I felt inspired to start this. I know this site is mostly males, but that can make for interesting conversation anyway. The purpose isn't so much as to be a thread to convince the other gender why they get something wrong, but to simply state their values, their perspective on life, and so forth.

To start this off, here's the first one. So much for women being a "mystery" and you can never figure out what they want, or if you can, satisfy them. The TRUTH:
Most women are insecure (insecurity escapes no one completely anyway). The woman's greatest value is being _wanted_. Wanted for their advice, wanted for their support, wanted for their beauty. I mystify myself why I even agree with this about myself :lol: I just do. And if they feel like this isn't happening, that they're _not _being wanted, they go desperate, which is exhibited in a variety of ways. They may become over-controlling and critical, or become doormat-like and compliant. They will become vicious and ruthless, or spineless and subservient, until they get what they want.

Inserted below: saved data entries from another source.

# kritsanan1/Qwen3-TTS

Measured on AMD Instinct MI355X. Metric: audio-seconds/sec (RTF) + p50 first-packet latency, 1.7B @ batch 1/8, 1->8 GPU, higher is better.
Workload: dtype bf16; 1 GPU; Qwen3-TTS-12Hz-1.7b-customvoice B=8/GPU x 200-token prompts, streaming text, 256 frames + codec decode; global_batch=8, seq_len=200, frames=256, parallelism=dp1

## Files before the change

### include/qwen3tts_amd.h

```cpp
#ifndef QWEN3TTS_AMD_H
#define QWEN3TTS_AMD_H

#ifdef __cplusplus
extern "C" {
#endif

enum { QT_F32 = 0, QT_BF16 = 1 };
enum { QT_ACT_NONE = 0, QT_ACT_SILU = 1, QT_ACT_GELU = 2, QT_ACT_RELU = 3, QT_ACT_SIGMOID = 4,
       QT_ACT_RELU_TANH = 5  };
enum { QT_AACT_NONE = 0, QT_AACT_ELU = 1 };
enum { QT_PAD_ZERO = 0, QT_PAD_REFLECT = 1, QT_PAD_REPLICATE = 2 };
enum { QT_EPI_STORE = 0, QT_EPI_ADD = 1, QT_EPI_SWIGLU = 2 };
enum { QT_OK = 0, QT_ERR_ARG = -1, QT_ERR_SHAPE = -2, QT_ERR_DTYPE = -3, QT_ERR_LAUNCH = -4 };

const char* qt_build_id(void);

typedef struct qt_gemm_args {
  int M, N, K;
  int a_dtype, w_dtype, o_dtype;
  const void* A;
  long long lda;
  const int* a_index;
  const void* W;
  const float* gamma;
// ... 38 lines not shown
  const float* cos_tab; const float* sin_tab;
  const int* rope_pos; const int* row_batch; const int* kv_pos;
  float* q_out;
  void* k_cache; void* v_cache; int kv_dtype; int Lmax;
} qt_qkv_args;
int qt_qkv_post(const qt_qkv_args* args, void* stream);

typedef struct qt_attn_args {
  int R, Hq, Hkv, D, Lmax, window;
  const float* q;
  const void* k_cache; const void* v_cache; int kv_dtype;
  const int* row_batch; const int* row_start; const int* row_len;
  void* out; int o_dtype;
  int max_keys;
} qt_attn_args;
int qt_attention(const qt_attn_args* args, void* stream);

typedef struct qt_decode_attn_args {
  int R, Hq, Hkv, D, Lmax, window;
  const float* qkv;
  const float* q_norm; const float* k_norm; float eps;
  const float* cos_tab; const float* sin_tab;
  const int* rope_pos; const int* row_batch; const int* kv_pos; const int* row_start;
  void* k_cache; void* v_cache; int kv_dtype;
  void* out; int o_dtype;
  int const_pos;
  int nsplit;
  void* ws; long long ws_bytes;
} qt_decode_attn_args;
long long qt_decode_attn_ws_bytes(int R, int Hq, int Hkv, int D, int nsplit);
int qt_decode_attention(const qt_decode_attn_args* args, void* stream);
int qt_small_prefill_attention(const qt_decode_attn_args* args, int T, void* stream);

typedef struct qt_attn_oproj_args {
  int R, Hq, Hkv, D, Lmax;
  const float* qkv;
  const float* q_norm; const float* k_norm; float eps;
  const float* cos_tab; const float* sin_tab;
  const int* rope_pos; const int* kv_pos; const int* row_start; int const_pos;
  void* k_cache; void* v_cache; int kv_dtype;
  const void* w_o; int w_dtype; int N;
  float* x; long long ldx;
  void* x16; long long ldx16;
  void* ws; long long ws_bytes;
} qt_attn_oproj_args;
int qt_decode_attn_oproj(const qt_attn_oproj_args* args, void* stream);
long long qt_attn_oproj_ws_bytes(int N, int Hkv);
typedef struct qt_cp_step_args {
  int R, n_layers, Lmax, const_pos, V;
  float eps;
  const float* cos_tab; const float* sin_tab;
  const void* w_qkv[8]; const void* w_o[8]; const void* w_gu[8]; const void* w_down[8];
  const float* q_norm[8]; const float* k_norm[8];
  void* k_cache[8]; void* v_cache[8];
  const void* w_lm;
  const float* x; long long ldx;
  const float* qkv0; long long ldq;
  float* logits; long long ldl;
  void* ws; long long ws_bytes;
} qt_cp_step_args;
int qt_cp_step(const qt_cp_step_args* args, void* stream);
int qt_cp_prefill(const qt_cp_step_args* args, void* stream);
long long qt_cp_step_ws_bytes(void);
long long qt_cp_step_dbg_bytes(void);
int qt_cp_step_supported(int H, int I, int Hq, int Hkv, int D, int n_layers, int V);

int qt_attn_oproj_resident_blocks(void);

typedef struct qt_talker_tail_args {
  int R; float eps;
  const void* att; long long lda;
  float* x; long long ldx;
  const void* w_o; const void* w_gu; const void* w_down;
  const void* w_qkv_next;
  float* qkv; long long ldq;
  void* ws; long long ws_bytes;
  int H, I;
} qt_talker_tail_args;
int qt_talker_tail(const qt_talker_tail_args* args, void* stream);
long long qt_talker_tail_ws_bytes(void);
long long qt_talker_tail_stamp_bytes(void);
long long qt_talker_tail_dbg_bytes(void);
int qt_talker_tail_supported(int H, int I, int Hq, int D, int qkv_w);

typedef struct qt_sample_row {
  float temperature; float top_p; float rep_penalty; int top_k;
  int do_sample; int reserved; unsigned long long seed;
} qt_sample_row;

typedef struct qt_sample_args {
  const float* logits; int R; int V; long long ld;
  unsigned char* seen; float rep_penalty;
  const int* n_generated; int min_new_tokens; int eos_id;
  int suppress_lo, suppress_hi, suppress_keep; int ignore_eos;
  unsigned char* finished;
  int do_sample; int top_k; float top_p; float temperature;
  unsigned long long seed; const int* step; int substep;
  int* tok_out;
  int* codes; long long codes_ld; int codes_w; int codes_col; int codes_step_off;
  int row_base;
  const float* emb_table; int emb_dim; float* emb_out; long long emb_ld;
  const unsigned long long* seed_ptr;
  float debug_u;
  void* emb_out16; long long emb_ld16;
  const float* emb2_table; int emb2_dim; float* emb2_out; long long emb2_ld;
  int algo;
  int ctr_stride;
  const int* philox_row;
  const int* force; int* pick;
  const qt_sample_row* rows;
} qt_sample_args;
int qt_sample(const qt_sample_args* args, void* stream);
long long qt_sample_row_bytes(void);
long long qt_sample_args_bytes(void);
int qt_cp_step_sampled(const qt_cp_step_args* args, const qt_sample_args* sample, void* stream);

int qt_rmsnorm(const float* x, const float* gamma, float eps, float* out, int M, int N, void* stream);
int qt_rmsnorm_rec(const float* x, const float* gamma, float eps, float* out, int M, int N, float* rec,
                   long long rec_ld, const int* step, int step_off, int step_stride, void* stream);
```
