template <int SITE>
static __device__ __forceinline__ void gemm_x2(const Ctx &c, f32x4 (&acc)[2][NTT], const f16 *wmat) {
    const f16 *pa = wmat + (long)(2 * c.w) * (8 * 2 * 512);
    gemm_pipe(c, pa, pa + 8 * 2 * 512, [&](int tt, f16x8 a0h, f16x8 a0l, f16x8 a1h, f16x8 a1l, f16x8 bh, f16x8 bl) __attribute__((always_inline)) {
        mma3<SITE>(acc[0][tt], a0h, a0l, bh, bl);
        mma3<SITE>(acc[1][tt], a1h, a1l, bh, bl);
    });
}

static __device__ __forceinline__ void gemm_k64(const Ctx &c, f32x4 (&acc)[2][NTT], const AK64 &f, const char *Bbuf) {
    const f16x8 (&a)[2][2][2] = f.a;
    f16x8 b[3][2];
    ring_pipe<2 * NTT, 3>(
        [&](int s) __attribute__((always_inline)) {
            b[s % 3][0] = lds16(Bbuf + q_at(c, s >> 1, 0, s & 1));
            b[s % 3][1] = lds16(Bbuf + q_at(c, s >> 1, 1, s & 1));
        },
        [&](int s) __attribute__((always_inline)) {
            const int tt = s >> 1, kk = s & 1;
            mma3<S_OUT>(acc[0][tt], a[0][kk][0], a[0][kk][1], b[s % 3][0], b[s % 3][1]);
            mma3<S_OUT>(acc[1][tt], a[1][kk][0], a[1][kk][1], b[s % 3][0], b[s % 3][1]);
        });
}


static __device__ __forceinline__ void head_zero(HeadAcc &acc) {
#pragma unroll
    for (int tt = 0; tt < NTT; ++tt) acc.a0[tt] = f32x4{0.f, 0.f, 0.f, 0.f};
#pragma unroll
    for (int i = 0; i < NH0; ++i) acc.a1[i] = f32x4{0.f, 0.f, 0.f, 0.f};
}
static __device__ __forceinline__ void head_gemm(const Ctx &c0, const SaW &a, int h, HeadAcc &acc) {
    const Ctx c = ctx_local(c0);
    const int w = c.w;
    const int nt0 = (w < 4 ? 0 : 16) + 4 * h + (w & 3);
    const int nt1 = 32 + 4 * h + (w >> 1);
    head_zero(acc);
    if (w & 1) gemm_head<true>(c, acc, a.w_in + (long)nt0 * (8 * 2 * 512), a.w_in + (long)nt1 * (8 * 2 * 512));
    else gemm_head<false>(c, acc, a.w_in + (long)nt0 * (8 * 2 * 512), a.w_in + (long)nt1 * (8 * 2 * 512));
}
static __device__ __forceinline__ void head_write_qkv(const Ctx &c0, const SaW &a, int h, const HeadAcc &acc) {
    const Ctx c = ctx_local(c0);
    const int w = c.w, g = c.g, t = c.t, w3 = w & 3;
    const float c_in = 1.0f / a.s_in;
    {
        const f32x4 bv = *reinterpret_cast<const f32x4 *>(a.b_in + (w < 4 ? 0 : D) + HD * h + 16 * w3 + 4 * g) * ACT;
        char *dst = c.smem + (w < 4 ? LDS_SQ : LDS_Q);
        const int chunk = (2 * (w3 & 1) + (g >> 1)) | ((w3 >> 1) << 3);
#pragma unroll
        for (int tt = 0; tt < NTT; ++tt) {
            if (!tok_ok(c, tt)) continue;
            const int tok = tok_of(c, tt);
            split_store(dst + q_off(tok, chunk) + 8 * (g & 1), dst + q_off(tok, chunk | 4) + 8 * (g & 1), acc.a0[tt] * c_in + bv);
            __builtin_amdgcn_sched_barrier(0);
        }
    }
    {
        const f32x4 bv = *reinterpret_cast<const f32x4 *>(a.b_in + 2 * D + HD * h + 16 * (w >> 1) + 4 * g) * ACT;
        const int tt1 = (w & 1) ? NH0 : 0, n1 = (w & 1) ? NTT - NH0 : NH0;
#pragma unroll
        for (int i = 0; i < NH0; ++i) {
            if (i >= n1) continue;
            const int tok = 16 * (tt1 + i) + t;
            if (tok >= c.T) continue;
            char *at = c.smem + LDS_K + tok * VROW + 2 * (16 * (w >> 1) + 4 * g);
            split_store(at, at + 128, acc.a1[i] * c_in + bv);
        }
    }
}
static __device__ __forceinline__ void att_scores(const Ctx &c, const SaW &a, const char *Qb, const char *Kb, f32x4 (&S)[NTT], float &psum,
                                                  float *lse2 = nullptr) {
    const int w = c.w, g = c.g, t = c.t;
    {
        f16x8 qf[2][2];
        const int qtok = min(16 * w + t, c.T - 1);
#pragma unroll
        for (int kk = 0; kk < 2; ++kk)
#pragma unroll
            for (int pl = 0; pl < 2; ++pl) qf[kk][pl] = lds16(Qb + q_off(qtok, g | (pl << 2) | (kk << 3)));
#pragma unroll
        for (int kt = 0; kt < NTT; ++kt) S[kt] = f32x4{0.f, 0.f, 0.f, 0.f};
        f16x8 kf[4][2];
        ring_pipe<2 * NTT, 4>(
            [&](int s) __attribute__((always_inline)) {
                kf[s & 3][0] = lds16(Kb + q_at(c, s >> 1, 0, s & 1));
                kf[s & 3][1] = lds16(Kb + q_at(c, s >> 1, 1, s & 1));
            },
            [&](int s) __attribute__((always_inline)) { mma3<S_SCORES>(S[s >> 1], kf[s & 3][0], kf[s & 3][1], qf[s & 1][0], qf[s & 1][1]); });
    }
    const float c_s = a.scale_log2e / (ACT * ACT);
#pragma unroll
    for (int r = 0; r < 4; ++r)
        if (LAST0 + 4 * g + r >= c.T) S[NTT - 1][r] = -INFINITY;
    f32x4 m4 = S[0];
#pragma unroll
    for (int kt = 1; kt < NTT; ++kt) m4 = f32x4{fmaxf(m4[0], S[kt][0]), fmaxf(m4[1], S[kt][1]), fmaxf(m4[2], S[kt][2]), fmaxf(m4[3], S[kt][3])};
    const float m = rows4_max(fmaxf(fmaxf(m4[0], m4[1]), fmaxf(m4[2], m4[3])));
    if constexpr (!PRECISE) {
        if (a.status && __builtin_amdgcn_ballot_w64(fabsf(m) * c_s > SD_SHARP_LOGIT_LIMIT * 1.44269504088896340736f) != 0) {
            if (c.lane == 0) atomicOr(a.status, SD_STATUS_SHARP_LOGITS);
        }
    }
    const float mb = m * c_s - 10.0f;
    f32x4 ps = {0.f, 0.f, 0.f, 0.f};
#pragma unroll
    for (int kt = 0; kt < NTT; ++kt) {
        const f32x4 e = S[kt] * c_s - mb;
        S[kt] = f32x4{__builtin_amdgcn_exp2f(e[0]), __builtin_amdgcn_exp2f(e[1]), __builtin_amdgcn_exp2f(e[2]), __builtin_amdgcn_exp2f(e[3])};
        ps = ps + S[kt];
    }
    psum = rows4_sum((ps[0] + ps[1]) + (ps[2] + ps[3]));
    if (lse2) *lse2 = mb + __builtin_amdgcn_logf(psum);
}
template <bool SPLIT_UNDER = false>
static __device__ __forceinline__ void att_pv(const Ctx &c, const f32x4 (&S)[NTT], float psum, const char *Vb, char *Ob, float *rows_out = nullptr,
                                              int ld = 0, float *amax = nullptr) {
    const int w = c.w, g = c.g, t = c.t;
    f32x4 O[4];
#pragma unroll
    for (int ft = 0; ft < 4; ++ft) O[ft] = f32x4{0.f, 0.f, 0.f, 0.f};
    const int q4 = t >> 2, p4 = t & 3;
    const auto vload = [&](int s, f16x8 (&vf)[4][2]) __attribute__((always_inline)) {
        const int kp = s >> 2, ft = s & 3;
        const int r0 = min(32 * kp + 4 * g + q4, c.T - 1), r1 = min(32 * kp + 16 + 4 * g + q4, c.T - 1);
        const char *v0 = Vb + r0 * VROW + 8 * p4, *v1 = Vb + r1 * VROW + 8 * p4;
#pragma unroll
        for (int pn = 0; pn < 2; ++pn) {
            const s16x4 x0 = __builtin_amdgcn_ds_read_tr16_b64_v4i16((__attribute__((address_space(3))) s16x4 *)(v0 + pn * 128 + ft * 32));
            const s16x4 x1 = __builtin_amdgcn_ds_read_tr16_b64_v4i16((__attribute__((address_space(3))) s16x4 *)(v1 + pn * 128 + ft * 32));
            vf[s & 3][pn] = __builtin_shufflevector(__builtin_bit_cast(f16x4, x0), __builtin_bit_cast(f16x4, x1), 0, 1, 2, 3, 4, 5, 6, 7);
        }
    };
    if constexpr (SPLIT_UNDER) {
        f16x8 vf[4][2];
        unsigned ph[2][4], pl[2][4];
        const auto psplit = [&](int kp, int q) __attribute__((always_inline)) {
            const int kt = 2 * kp + (q >> 1);
            f16x2 h = {0, 0}, l = {0, 0};
            if (kt < NTT) {
                const f32x2 x = {S[kt < NTT ? kt : 0][2 * (q & 1)], S[kt < NTT ? kt : 0][2 * (q & 1) + 1]};
                h = __builtin_convertvector(x, f16x2);
                l = __builtin_convertvector(x - __builtin_convertvector(h, f32x2), f16x2);
            }
            ph[kp & 1][q] = __builtin_bit_cast(unsigned, h);
            pl[kp & 1][q] = __builtin_bit_cast(unsigned, l);
            if (kt < NTT) asm volatile("" : "+v"(ph[kp & 1][q]), "+v"(pl[kp & 1][q]));
        };
        const auto pfrag = [](const unsigned (&p)[4]) __attribute__((always_inline)) { return __builtin_bit_cast(f16x8, u32x4{p[0], p[1], p[2], p[3]}); };
#pragma unroll
        for (int q = 0; q < 4; ++q) psplit(0, q);
#pragma unroll
        for (int s = 0; s < 3; ++s) vload(s, vf);
#pragma unroll
        for (int s = 0; s < 4 * NKP; ++s) {
            const int kp = s >> 2;
            if (s + 3 < 4 * NKP) vload(s + 3, vf);
            __builtin_amdgcn_sched_barrier(0);
            mma3<S_PV>(O[s & 3], vf[s & 3][0], vf[s & 3][1], pfrag(ph[kp & 1]), pfrag(pl[kp & 1]));
            if (kp + 1 < NKP) {
                psplit(kp + 1, s & 3);
#pragma unroll
// ... 288 lines not shown
#pragma unroll
        for (int i = 0; i < NH0; ++i) {
            if (i >= n1) continue;
            const f32x4 p = S[kt][i];
            const int tt = tt1 + i, tok = tt < NTT - 1 ? 16 * tt + c.t : c.tok6;
            if (tt == NTT - 1 && !c.ok6) continue;
            const int chunk = (2 * (hh & 1) + (c.g >> 1)) | ((hh >> 1) << 3);
            split_store(Pb + p_off(tok, chunk) + 8 * (c.g & 1), Pb + p_off(tok, chunk | 4) + 8 * (c.g & 1), p * ss.m_c);
            if (kt == klast && c.g == (mcs >> 2)) {
                const float pv = p[mcs & 3] * ss.m_s;
                const f16 ph = (f16)pv, pl = (f16)(pv - (float)ph);
                const f16x8 z8h = {ph, 0, 0, 0, 0, 0, 0, 0}, z8l = {pl, 0, 0, 0, 0, 0, 0, 0};
                *reinterpret_cast<f16x8 *>(Pb + p_off(tok, hh | (2 << 3))) = z8h;
                *reinterpret_cast<f16x8 *>(Pb + p_off(tok, hh | 4 | (2 << 3))) = z8l;
            }
        }
        f16x8 av[2][3][2];
#pragma unroll
        for (int n = 0; n < 2; ++n) {
            const f16 *vp = L.v16 + (((traj * nkt + kt) * 16 + 2 * c.w + n) * 2) * (2 * 512) + c.lane * 8;
#pragma unroll
            for (int kk = 0; kk < 2; ++kk)
#pragma unroll
                for (int pl = 0; pl < 2; ++pl) av[n][kk][pl] = *reinterpret_cast<const f16x8 *>(vp + (kk * 2 + pl) * 512);
#pragma unroll
            for (int pl = 0; pl < 2; ++pl) {
                const f16 sv = vstep[(pl * 4 + c.g) * D + 16 * (2 * c.w + n) + c.t];
                av[n][2][pl] = f16x8{sv, 0, 0, 0, 0, 0, 0, 0};
            }
        }
        TJ_SYNC(5);
        f16x8 pb[3][2];
        if (kt == klast) {
            ring_pipe<3 * NTT, 3>(
                [&](int s) __attribute__((always_inline)) {
                    pb[s % 3][0] = lds16(Pb + p_at(c, s / 3, 0, s % 3));
                    pb[s % 3][1] = lds16(Pb + p_at(c, s / 3, 1, s % 3));
                },
                [&](int s) __attribute__((always_inline)) {
                    const int tt = s / 3, kk = s % 3;
                    mma3<S_XPV>(H[0][tt], av[0][kk][0], av[0][kk][1], pb[s % 3][0], pb[s % 3][1]);
                    mma3<S_XPV>(H[1][tt], av[1][kk][0], av[1][kk][1], pb[s % 3][0], pb[s % 3][1]);
                });
        } else {
            ring_pipe<2 * NTT, 3>(
                [&](int s) __attribute__((always_inline)) {
                    pb[s % 3][0] = lds16(Pb + p_at(c, s / 2, 0, s % 2));
                    pb[s % 3][1] = lds16(Pb + p_at(c, s / 2, 1, s % 2));
                },
                [&](int s) __attribute__((always_inline)) {
                    const int tt = s / 2, kk = s % 2;
                    mma3<S_XPV>(H[0][tt], av[0][kk][0], av[0][kk][1], pb[s % 3][0], pb[s % 3][1]);
                    mma3<S_XPV>(H[1][tt], av[1][kk][0], av[1][kk][1], pb[s % 3][0], pb[s % 3][1]);
                });
        }
    }
    unscale_h(H, 1.0f / up, boc);
}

Here's my added sincere curiosity. I find men more perplexing than women.


----------



## ZombieBeethoven (Jan 17, 2012)

I will let you in on a secret about men, Huilunsottaja. Most of us are just not that complex. When my wife asks me what I am thinking about, I have to invent something interesting. In reality, I was probably thinking "I'm hungry," "Sex, sex, sex," "A beer would be good," "Homer Simpson sure has it good," "I wonder if I can teach my dachhunds to bring a beer to me while I am lying in the hammock," or "Time for a nap."


----------



## Kopachris (May 31, 2010)

Don't listen to ZombieBeethoven, Huilunsoittaja--we men really are that complex!  Okay, maybe not _that_ complex, but we _do_ think about more than just "I want a beer and I want to see something naked."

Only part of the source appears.